Im Zentrum der Maßnahmen stand die Rückseite der Holztafel, in der die Hauptursache für das komplexe Schadensbild lag. Die Tafel besteht aus fünf stumpf verleimten Nadelholzbrettern, die durch mehrere historische und nachträgliche Stützsysteme stabilisiert wurden. Besonders die später angebrachten T-förmigen Querleisten erwiesen sich als problematisch: Sie schränkten die natürliche Beweglichkeit des Holzes stark ein und führten in Kombination mit klimatischen Schwankungen zu erheblichen Spannungen.

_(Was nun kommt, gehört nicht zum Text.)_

# wei-zeng98/piano-a2s

Measured on AMD Instinct MI355X. Metric: training clips/sec (12 s, 5-bar), higher is better.
Workload: dtype f32

## Files before the change

### include/a2s.h

```cpp
#ifndef A2S_H
#define A2S_H
#include <stddef.h>
#include <stdint.h>
#ifdef __cplusplus
extern "C" {
#endif

#define A2S_OK 0
#define A2S_ERR_ARG (-1)
#define A2S_ERR_HIP (-2)
#define A2S_ERR_WORKSPACE (-3)

const char* a2s_last_error(void);
int a2s_version(void);
long long a2s_launch_count(void);

int a2s_gemm_f32(void* stream, int M, int N, int K, float alpha, const float* A, long sAm, long sAk,
                 const float* B, long sBk, long sBn, float beta, float* C, long ldc, const float* bias, int act,
                 int batch, long bsA, long bsB, long bsC, int splitk, float* workspace, size_t workspace_bytes);
int a2s_gemm_f32_affine(void* stream, int M, int N, int K, float alpha, const float* A, long sAm, long sAk, const float* B, long sBk,
                        long sBn, float beta, float* C, long ldc, const float* bias, int act, int batch, long bsA, long bsB, long bsC,
                        int splitk, float* workspace, size_t workspace_bytes, const float* a_scale, const float* a_shift, int a_period,
                        const float* b_scale, const float* b_shift, int b_period);
int a2s_gemm_f32_bnstats(void* stream, int M, int N, int K, const float* A, long sAm, long sAk, const float* B, long sBk, long sBn, float* C, long ldc,
                         const float* y, const float* mean, const float* invstd, const float* scale, const float* shift, int period, float* partial);
int a2s_gemm_f32_affine_scaled(void* stream, int M, int N, int K, float alpha, const float* A, long sAm, long sAk, const float* B, long sBk,
                               long sBn, float beta, float* C, long ldc, const float* bias, int act, int batch, long bsA, long bsB, long bsC,
                               int splitk, float* workspace, size_t workspace_bytes, const float* a_scale, const float* a_shift, int a_period,
                               const float* b_scale, const float* b_shift, int b_period, const float* a_absmax, const float* b_absmax);
int a2s_gemm_f32_bnstats_scaled(void* stream, int M, int N, int K, const float* A, long sAm, long sAk, const float* B, long sBk, long sBn, float* C, long ldc,
                                const float* y, const float* mean, const float* invstd, const float* scale, const float* shift, int period, float* partial,
                                const float* a_absmax, const float* b_absmax);
int a2s_linear_dgrad_bnstats(void* stream, int M, int N, int K, const float* dz, long lda, const float* Wt, float* da, long ldc, const float* y,
                             const float* mean, const float* invstd, const float* scale, const float* shift, int period, float* partial,
                             const float* dz_absmax, const float* w_absmax, float* workspace, size_t workspace_bytes, float* da_absmax_out);
int a2s_linear_fwd(void* stream, int M, int N, int K, const float* y, long lda, const float* W, float* z, long ldc, const float* scale, const float* shift,
                   int period, const float* y_absmax, const float* w_absmax, float* workspace, size_t workspace_bytes);
int a2s_linear_fwd_eligible(int M, int N, int K, int period);
int a2s_linear_wgrad(void* stream, int M, int N, int K, const float* dz, long ldz, const float* y, long lda, float* G, long ldg, const float* scale,
                     const float* shift, int period, const float* dz_absmax, const float* y_absmax, float* workspace, size_t workspace_bytes);
size_t a2s_linear_wgrad_ws_bytes(int M, int K);
int a2s_linear_wgrad_eligible(int M, int N, int K, int period);
int a2s_tallk_wgrad(void* stream, int M, int Np, int K, const float* P, long ldp, const float* A, long lda, float* G, long ldg, int transposed, float* bias,
                    const float* p_absmax, const float* a_absmax, float* workspace, size_t workspace_bytes);
size_t a2s_tallk_wgrad_ws_bytes(int M, int Np, int K);
int a2s_tallk_wgrad_eligible(int M, int Np, int K, long ldp, long lda, long ldg, int transposed);
size_t a2s_linear_dgrad_ws_bytes(int N, int K);
int a2s_linear_dgrad_blocks(int M);
int a2s_linear_dgrad_eligible(int M, int N, int K, int period);
int a2s_absmax(void* stream, const float* x, long n, float* out);
int a2s_gemm_bnstats_blocks(int M, int period);
size_t a2s_gemm_workspace_bytes(int M, int N, int batch, int splitk);
int a2s_gemm_pick_splitk(int M, int N, int K, int batch);
void a2s_gemm_debug_tile(int cfg);
int a2s_debug_set(const char* key, int value);
int a2s_debug_get(const char* key);
int a2s_env_check(void);
int a2s_persist_abort_latch(void* device_word);
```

Die Folgen waren geöffnete Fugen, Rissbildungen, Verwerfungen des Bildträgers sowie eine zunehmende Destabilisierung der Malschicht. Im Rahmen der Diplomarbeit an der Akademie der bildenden Künste Wien wurde das Gemälde im Bundesdenkmalamt umfassend untersucht und konservatorisch behandelt. Zunächst erfolgte die sorgfältige Dokumentation des Zustands sowie materialtechnische Untersuchungen.
Anschließend wurden die schädlichen Querleisten entfernt. Risse und geöffnete Fugen konnten durch das Einbringen einer Leimfasermischung stabilisiert und geschlossen werden, während fraßgeschädigte Holzbereiche konsolidiert wurden. Ein wesentlicher Schritt war die Überarbeitung der originalen Gratleisten: Diese wurden temporär ausgebaut und so modifiziert, dass sie mithilfe eines Federsystems wieder beweglich sind und auf klimatische Veränderungen reagieren können.
Dadurch konnte die Spannungsbelastung im Holz deutlich reduziert werden. Begleitende Laserscans vor und nach den Maßnahmen machten die erzielte leichte Begradigung der Tafel messbar und dokumentierten die weiterhin bestehende, aber reduzierte Deformationstendenz. Parallel dazu wurde die Malschicht gefestigt. Lockerungen und dachförmig aufstehende Farbschollen wurden konsolidiert, um weitere Verluste zu verhindern. Ergänzend legte man gezielt Referenzflächen an, auf denen eine mögliche Abnahme des vergilbten Firnisses sowie älterer Übermalungen erprobt wurde.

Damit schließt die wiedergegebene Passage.